I respected his ‘need for space’, and only texted him after five days of silence, to check how he was doing. I received a benign text a few hours later, saying that this time he needed another week of space. I replied shortly, saying that was fine, and that the most important was for him to get back on his feet, as he said. I was not expecting a reply, but an hour or two later he sent me a text message that left me feeling like I’d been beaten all over my body with a baseball bat. He had just signed his death warrant.
Which would take another month to come about because I let him know he could go f*** himself: BIG mistake when your truthseeker trait is dominant, allied with a big trait of pride and argumentativeness!
No, you should not get in touch with the narcissist. And if you slip up and do so, you pick yourself up and brush yourself off. Then do everything you can to learn about these behaviors, and yourself, and why you got yourself involved with such a person in the first place, and keep giving no contact another whirl until you succeed. Otherwise the wasted energy you spend on contact, is as good as taking your life’s savings and sitting at a slot machine in a casino and feeding all of your money into it. That’s basically a similar kind of black hole of despair you’re wasting your time and energy on, when you contact the narcissist.
I took False Consideration for real consideration. This was one of the things which in effect won me over.
IT’S just sooo sad . We love strongly in most cases we wouldn’t think twice about giving our narcissist partner, mate,lover our organs for a needed transplant our own blood .Anything they need or ask and to be kicked aside just for being good , its definitely something I personally will never heal from !!!

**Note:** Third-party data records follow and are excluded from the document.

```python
# ... 56 lines not shown
            cs.code, cs.i = self.code, i
        self.stem_fast = self.code == BF16 and self.cp == 8
        self.stem_sup = 0
        self.stem_dense = 16 if self.nmod <= 5 else 0
        self.fuse_bnin = True
        self.use_b16 = os.environ.get("PCMS_B16", "1") != "0"
        self.packs = WeightPacks(self)
        self._flat_ptrs = None
        self.bufs = None
        self.buf_key = None
        self.layout: Optional[Layout] = None
        self.epoch = 0
        self.saved_epoch = -1
        self.saved_eval_epoch = -1
        self._folded = False
        self.act_ckpt = False
        self.split_target = 512
        self.wgrad_target = 256
        self.grad_ready = None
        self.kernel_timer = None
        self.wgrad_side_min_level = 99
        self.convt_wgrad_side = False
        self.pool_bn_apply_fused = False
        self._side_stream = None
        self._side_used = False
        self.fold_bn_eval = True
        self._bn_epoch = 0
        self._store_ranges = None
        self._gstore = False
        self._flatten()
        for bn in self.bns:
            c = bn.c
            bn.scale, bn.shift, bn.mean, bn.invstd = (torch.empty(c, device=device) for _ in range(4))

    def set_fp32_conv_mode(self, mode: str, convs=None):
        if self.code == BF16:
            raise ValueError("the bf16 build has one conv arithmetic")
        code = {"x6": F32, "x3": F32X3}[mode]
        changed = [cs for cs in self.convs if convs is None or cs.i in convs]
        for cs in changed:
            cs.code = code
        self.packs.recoded(changed)
        self.buf_key = None

    def _flatten(self):
        params = list(self.model.parameters())
# ... 188 lines not shown
            rows = query("pcms_split_epilogue_rows", N * S[0] * S[1] * S[2])
        return Route(kind, splits, slabs, sp16, rows, pack16)

    def _alloc(self, key):
        L = Layout(*key)
        N, D, H, W = key[:4]
        self.bufs = self.layout = self.buf_key = None
        S = self._levels(D, H, W)
        if min(S[4]) < 1:
            raise ValueError(f"spatial size {(D, H, W)} is too small for 4 poolings")
        nv = [N * d * h * w for (d, h, w) in S]
        C = [64 * (1 << l) for l in range(5)]
        T = self.tdtype
        dev = self.device

        def act(l, c):
            return torch.empty(nv[l] * c, dtype=T, device=dev)

        b: Dict[str, object] = {"S": S, "nv": nv, "C": C}
        b["xin"] = act(0, self.cp)
        for l in range(5):
            if l > 0:
                b[f"pool{l}"] = act(l, C[l - 1])
            for k in ("y1", "a1", "y2", "x"):
                b[f"e{l}_{k}"] = act(l, C[l])
        for l in range(4):
            for k in (("u", "a2") if L.act_ckpt else ("u", "y1", "a1", "y2", "a2")):
                b[f"d{l}_{k}"] = act(l, C[l]) if (l, k) != (0, "a2") else None
        if L.act_ckpt:
            for k in ("y1", "a1", "y2"):
                b[f"ck_{k}"] = act(0, C[0])
        for l in range(5):
            b[f"gx{l}"] = act(l, C[l])
            b[f"gA{l}"] = act(l, C[l])
            b[f"gY{l}"] = act(l, C[l])
            b[f"gZ{l}"] = act(l, C[l]) if l >= L.side_min_level else b[f"gY{l}"]
            b[f"gU{l}"] = act(l, C[l])
        self.stem_sup = query("pcms_stem_supported", N, D, H, W) if self.stem_fast else 0
        b16 = L.use_b16 and self.code == BF16
        bnin = tuple(self._bnin(blk, N, S[l]) for blk, l in zip(self.enc + self.dec, (0, 1, 2, 3, 4, 3, 2, 1, 0)))
        rows_f = max(max(query("pcms_conv3_mblocks", N, *S[l]) for l in range(5)),
                     query("pcms_stem_fwd_rows", N, *S[0]))
        ws = [query("pcms_stem_wgrad_ws_floats", N, *S[0], self.nmod)] if self.stem_fast else [1]
        yacc = 1
        fwd, dgrad = [], []
        for cs, l, c0, c1 in self._sites():
# ... 79 lines not shown

    def _conv(self, cs: ConvSpec, x0, c0, x1, c1, y, N, S, stats: bool, training: bool, bn: BNSpec,
              recompute: bool = False, bnin: Optional[BNSpec] = None):
        b = self.bufs
        nvox = N * S[0] * S[1] * S[2]
        r = self.layout.fwd[cs.i]
        st = b["stats"] if training and not recompute else None
        self._launch(r, cs, cs.fwd16, cs.fwd, x0, c0, x1, c1, cs.mod.bias, y, None, cs.cout, cs.cout, st, N, S, bnin)
        if recompute:
            return
        m = bn.mod
        if training:
            if nvox <= 1:
                raise ValueError(f"Expected more than 1 value per channel when training, got input size "
                                 f"torch.Size([{N}, {bn.c}, {S[0]}, {S[1]}, {S[2]}])")
            call("pcms_bn_finalize", st, r.rows, bn.c, float(nvox), m.weight, m.bias, m.running_mean,
                 m.running_var, m.num_batches_tracked, BN_MOMENTUM, BN_EPS, bn.scale, bn.shift, bn.mean,
                 bn.invstd, b["bnws"])
        else:
            call("pcms_bn_eval_coeffs", m.weight, m.bias, m.running_mean, m.running_var, BN_EPS, bn.c,
                 bn.scale, bn.shift)

    def _block_fwd(self, blk: BlockSpec, x0, c0, x1, c1, out: Dict[str, torch.Tensor], N, S, training,
                   recompute: bool = False, pool_out=None):
        nvox = N * S[0] * S[1] * S[2]
        if not training and self._folded:
            i0 = blk.c0.i
            a2 = out["a2"] if out["a2"] is not None else out["y2"]
            self._conv_eval(i0, x0, c0, x1, c1, out["a1"], N, S)
            self._conv_eval(i0 + 1, out["a1"], blk.c0.cout, None, 0, a2, N, S)
            if pool_out is not None:
                call("pcms_maxpool_fwd", self.code, a2, pool_out, N, *S, blk.c1.cout)
            return
        self._conv(blk.c0, x0, c0, x1, c1, out["y1"], N, S, True, training, blk.b0, recompute)
        if self.layout.bnin[blk.c0.i // 2]:
            self._conv(blk.c1, out["y1"], blk.c0.cout, None, 0, out["y2"], N, S, True, training, blk.b1, recompute,
                       bnin=blk.b0)
        else:
            call("pcms_bn_relu", self.code, out["y1"], out["a1"], blk.b0.scale, blk.b0.shift, blk.c0.cout, nvox)
            self._conv(blk.c1, out["a1"], blk.c0.cout, None, 0, out["y2"], N, S, True, training, blk.b1, recompute)
        if recompute or out["a2"] is None:
            return
        if pool_out is not None:
            call("pcms_bn_relu_pool", self.code, out["y2"], out["a2"], pool_out, blk.b1.scale, blk.b1.shift, N, *S,
                 blk.c1.cout)
        else:
            call("pcms_bn_relu", self.code, out["y2"], out["a2"], blk.b1.scale, blk.b1.shift, blk.c1.cout, nvox)

    def _dec_acts(self, l: int) -> Dict[str, torch.Tensor]:
        b = self.bufs
        if not self.layout.act_ckpt:
            return {k: b[f"d{l}_{k}"] for k in ("y1", "a1", "y2", "a2")}
        n = b["nv"][l] * b["C"][l]
        return {"y1": b["ck_y1"][:n], "a1": b["ck_a1"][:n], "y2": b["ck_y2"][:n], "a2": b[f"d{l}_a2"]}

    def forward(self, x: torch.Tensor, training: bool, act: int = 0, threshold: float = 0.5,
                keep_input_grad: bool = False) -> torch.Tensor:
        if keep_input_grad and training:
            raise ValueError("keep_input_grad is the eval route; a training forward keeps its activations anyway")
        if x.dim() != 5 or x.shape[1] != self.nmod:
            raise ValueError(f"expected input (N, {self.nmod}, D, H, W), got {tuple(x.shape)}")
        if x.device != self.device:
            raise ValueError(f"input on {x.device}, model on {self.device}")
        x = x.contiguous()
        if x.dtype != torch.float32:
            x = x.float()
        N, _, D, H, W = x.shape
        key = (N, D, H, W, self.act_ckpt, self.wgrad_side_min_level, self.convt_wgrad_side, self.pool_bn_apply_fused,
               self.wgrad_target, self.split_target, self.fuse_bnin, self.use_b16, _lib.switches())
        if key != self.buf_key:
            self._alloc(key)
        self._ensure_packs()
        folded = self._folded = not training and self.fold_bn_eval and not keep_input_grad
        if folded:
            self.packs.ensure_eval()
        else:
            self._bn_epoch += training
        b = self.bufs
        S, C = b["S"], b["C"]
        call("pcms_pack_input", self.code, x, b["xin"], N, self.nmod, D * H * W, self.cp)
        inp, cin = b["xin"], self.cp
        for l in range(5):
            if l > 0:
                inp, cin = b[f"pool{l}"], C[l - 1]
            out = {"y1": b[f"e{l}_y1"], "a1": b[f"e{l}_a1"], "y2": b[f"e{l}_y2"], "a2": b[f"e{l}_x"]}
            self._block_fwd(self.enc[l], inp, cin, None, 0, out, N, S[l], training,
                            pool_out=b[f"pool{l + 1}"] if l < 4 else None)
        h = b["e4_x"]
        for i in range(4):
            l = 3 - i
            up = self.ups[i]
            fpack, _ = self.convt_packs[i]
            call("pcms_convt_fwd_ws", self.code, h, fpack, up.bias, b[f"d{l}_u"], b["ctws"], N, *S[l + 1],
                 up.in_channels, up.out_channels, *S[l])
            self._block_fwd(self.dec[i], b[f"e{l}_x"], C[l], b[f"d{l}_u"], C[l], self._dec_acts(l), N, S[l],
                            training)
            h = b[f"d{l}_a2"]
        logits = torch.empty((N, self.ncls, D, H, W), dtype=torch.float32, device=self.device)
        oc = self.model.outc
        bn = self.dec[3].b1
        if folded:
            call("pcms_head_fwd", self.code, self._dec_acts(0)["y2"], oc.weight, oc.bias, logits, D * H * W, N,
                 self.ncls, int(act), float(threshold))
        else:
            call("pcms_head_bn_fwd", self.code, self._dec_acts(0)["y2"], bn.scale, bn.shift, oc.weight, oc.bias,
                 logits, D * H * W, N, self.ncls, int(act), float(threshold))
        self.epoch += 1
        if training:
            self.saved_epoch = self.epoch
        elif keep_input_grad:
            self.saved_eval_epoch = self.epoch
        return logits

    def _stem_dgrad(self, dy1, N, S) -> torch.Tensor:
        dpack = self.packs.stem_dgrad_pack()
        dx = torch.empty((N, self.nmod, *S), dtype=torch.float32, device=self.device)
        with self._timed("stem_dgrad"):
            call("pcms_stem_dgrad", self.code, dy1, dpack, dx, N, *S, self.nmod)
        return dx

    def _block_bwd(self, blk: BlockSpec, ga2, acts, x0, c0, x1, c1, gx_out0, gx_out1, cy0, N, S, lvl,
                   bn1_rows: int = 0, pool_dp=None, want_dx: bool = False):
        b = self.bufs
        wt = self.layout.wgrad_target
        nvox = N * S[0] * S[1] * S[2]
        self._join_side()
        gY, gZ, gA = b[f"gY{lvl}"], b[f"gZ{lvl}"], b[f"gA{lvl}"]
        if ga2 is not None and bn1_rows:
            m = blk.b1.mod
            call("pcms_bn_relu_bwd_finish", self.code, ga2, acts["y2"], blk.b1.scale, blk.b1.shift, blk.b1.mean,
                 blk.b1.invstd, m.weight, b["stats"], bn1_rows, b["coef"], m.weight.grad, m.bias.grad,
                 gY if pool_dp is None else None, blk.b1.c, nvox, b["bnws"])
            if pool_dp is not None:
                call("pcms_maxpool_bn_apply", self.code, acts["y2"], blk.b1.scale, blk.b1.shift, blk.b1.mean,
                     blk.b1.invstd, b["coef"], pool_dp, ga2, gY, N, *S, blk.b1.c)
        elif ga2 is not None:
            self._bn_bwd(blk.b1, ga2, acts["y2"], gY, nvox)
        if ga2 is not None:
            self._grads_done(blk.b1.mod.weight, blk.b1.mod.bias)
        with self._side(lvl):
            if self.layout.bnin[blk.c0.i // 2]:
                call("pcms_conv3_wgrad_bnin", blk.c1.code, acts["y1"], blk.c0.cout, blk.b0.scale, blk.b0.shift, gY,
                     blk.c1.mod.weight.grad, b["dwt"], N, *S, blk.c1.cout, blk.c1.cin, wt, int(self._gstore))
            else:
                call("pcms_conv3_wgrad", blk.c1.code, acts["a1"], blk.c0.cout, None, 0, gY, blk.c1.mod.weight.grad,
                     b["dwt"], N, *S, blk.c1.cout, blk.c1.cin, wt, int(self._gstore))
        self._grads_done(blk.c1.mod.weight, blk.c1.mod.bias)
        self._dgrad(blk.c1, gY, gA, None, blk.c1.cin, N, S)
        if blk is self.enc[0] and self.stem_sup & 2:
            bn = blk.b0
            m = bn.mod
            if want_dx and gZ is gY:
                self._join_side()
            call("pcms_bn_relu_bwd", self.code, gA, acts["y1"], bn.scale, bn.shift, bn.mean, bn.invstd, m.weight,
                 b["stats"], b["coef"], m.weight.grad, m.bias.grad, gZ if want_dx else None, bn.c, nvox, b["bnws"])
            self._grads_done(m.weight, m.bias)
# ... 50 lines not shown
        g = None
        for i in reversed(range(4)):
            l = 3 - i
            blk = self.dec[i]
            acts = self._dec_acts(l)
            self._join_side()
            if L.act_ckpt:
                self._block_fwd(blk, b[f"e{l}_x"], C[l], b[f"d{l}_u"], C[l], acts, N, S[l], True, recompute=True)
            gu = b[f"gU{l}"]
            self._block_bwd(blk, g, acts, b[f"e{l}_x"], C[l], b[f"d{l}_u"], C[l], b[f"gx{l}"], gu, C[l], N,
                            S[l], l)
            up = self.ups[i]
            _, dpack = self.convt_packs[i]
            hin = b["e4_x"] if i == 0 else b[f"d{l + 1}_a2"]
            with self._side(l, L.convt_wgrad_side):
                call("pcms_convt_wgrad_bias", self.code, hin, gu, up.weight.grad, up.bias.grad,
                     b["ctws_w"] if L.convt_wgrad_side else b["ctws"], b["redws"], N, *S[l + 1], up.in_channels,
                     up.out_channels, *S[l], 512)
            self._grads_done(up.weight, up.bias)
            gnext = b["gx4"] if i == 0 else b[f"gA{l + 1}"]
            call("pcms_convt_dgrad_ws", self.code, gu, dpack, gnext, b["ctws"], N, *S[l + 1], up.in_channels,
                 up.out_channels, *S[l])
            g = gnext
        rows, pool_dp, dx = 0, None, None
        for l in reversed(range(5)):
            blk = self.enc[l]
            acts = {"y1": b[f"e{l}_y1"], "a1": b[f"e{l}_a1"], "y2": b[f"e{l}_y2"]}
            if l == 0:
                dx = self._block_bwd(blk, b["gx0"], acts, b["xin"], self.cp, None, 0, None, None, 0, N, S[0], 0,
                                     bn1_rows=rows, pool_dp=pool_dp, want_dx=want_dx)
            else:
                gp = b[f"gU{l}"]
                self._block_bwd(blk, b[f"gx{l}"], acts, b[f"pool{l}"], C[l - 1], None, 0, gp, None, C[l - 1], N,
                                S[l], l, bn1_rows=rows, pool_dp=pool_dp)
                bn = self.enc[l - 1].b1
                call("pcms_maxpool_bwd_bn_sums" if L.pool_bn_apply_fused else "pcms_maxpool_bwd_bn", self.code,
                     b[f"e{l - 1}_y2"], bn.scale, bn.shift, bn.mean, bn.invstd, gp, b[f"gx{l - 1}"], b["stats"], N,
                     *S[l - 1], C[l - 1])
                pool_dp = gp if L.pool_bn_apply_fused else None
                rows = L.pool_rows[l - 1]
        self._join_side()
        self.saved_epoch = -1
        return dx

    def _block_bwd_input(self, blk: BlockSpec, ga2, acts, gx_out0, gx_out1, cy0, N, S, lvl, stem: bool = False):
        b = self.bufs
        nvox = N * S[0] * S[1] * S[2]
        gY, gZ, gA = b[f"gY{lvl}"], b[f"gZ{lvl}"], b[f"gA{lvl}"]
        if ga2 is not None:
            call("pcms_bn_relu_bwd_eval", self.code, ga2, acts["y2"], blk.b1.scale, blk.b1.shift, gY, blk.b1.c, nvox)
        self._dgrad(blk.c1, gY, gA, None, blk.c1.cin, N, S)
        call("pcms_bn_relu_bwd_eval", self.code, gA, acts["y1"], blk.b0.scale, blk.b0.shift, gZ, blk.b0.c, nvox)
        if stem:
            return self._stem_dgrad(gZ, N, S)
        self._dgrad(blk.c0, gZ, gx_out0, gx_out1, cy0, N, S)
        return None

    def backward_input(self, dlogits: torch.Tensor) -> torch.Tensor:
        if self.saved_eval_epoch != self.epoch:
            raise RuntimeError("UNet3D input-gradient backward must follow its own eval forward (the engine "
                               "keeps only the activations of the latest forward)")
        L = self.layout
# ... 36 lines not shown
```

H.G, would a prior warning come without the actual words of, for instance, “Don’t call me,” I.e you are just given the information of where the Narcissist is/What they are doing and it is just implied they will be unreachable? I never heard specific words of “Don’t contact me” but I had plenty of this:
“I will be working all day”
“I will be going to an artist’s retreat and I’m thinking about leaving my phone at home for total peace”
“I will be catching up with people I haven’t had the opportunity to see in a long time, important people from my past”
“My friend is staying over tonight on her way back to Berlin so I finally get to reconnect with someone from my past.”
All the above, I felt as though I was being warned that if I made contact, it would not be responded to/not be welcomed.
This was difficult to read. The arrogance of the narcissist is so clear here. I so wish I had known about narcissism, and been prepared to stand against it, 35 years ago.
Another revision:. …known…and been prepared to GOSO.
Hm, maybe it’s starting to sink in.
“I so wish I had known about narcissism, and been prepared to stand against it, 35 years ago” – I agree with you totally.
I agree, this is one of H.G’s most painful posts for me.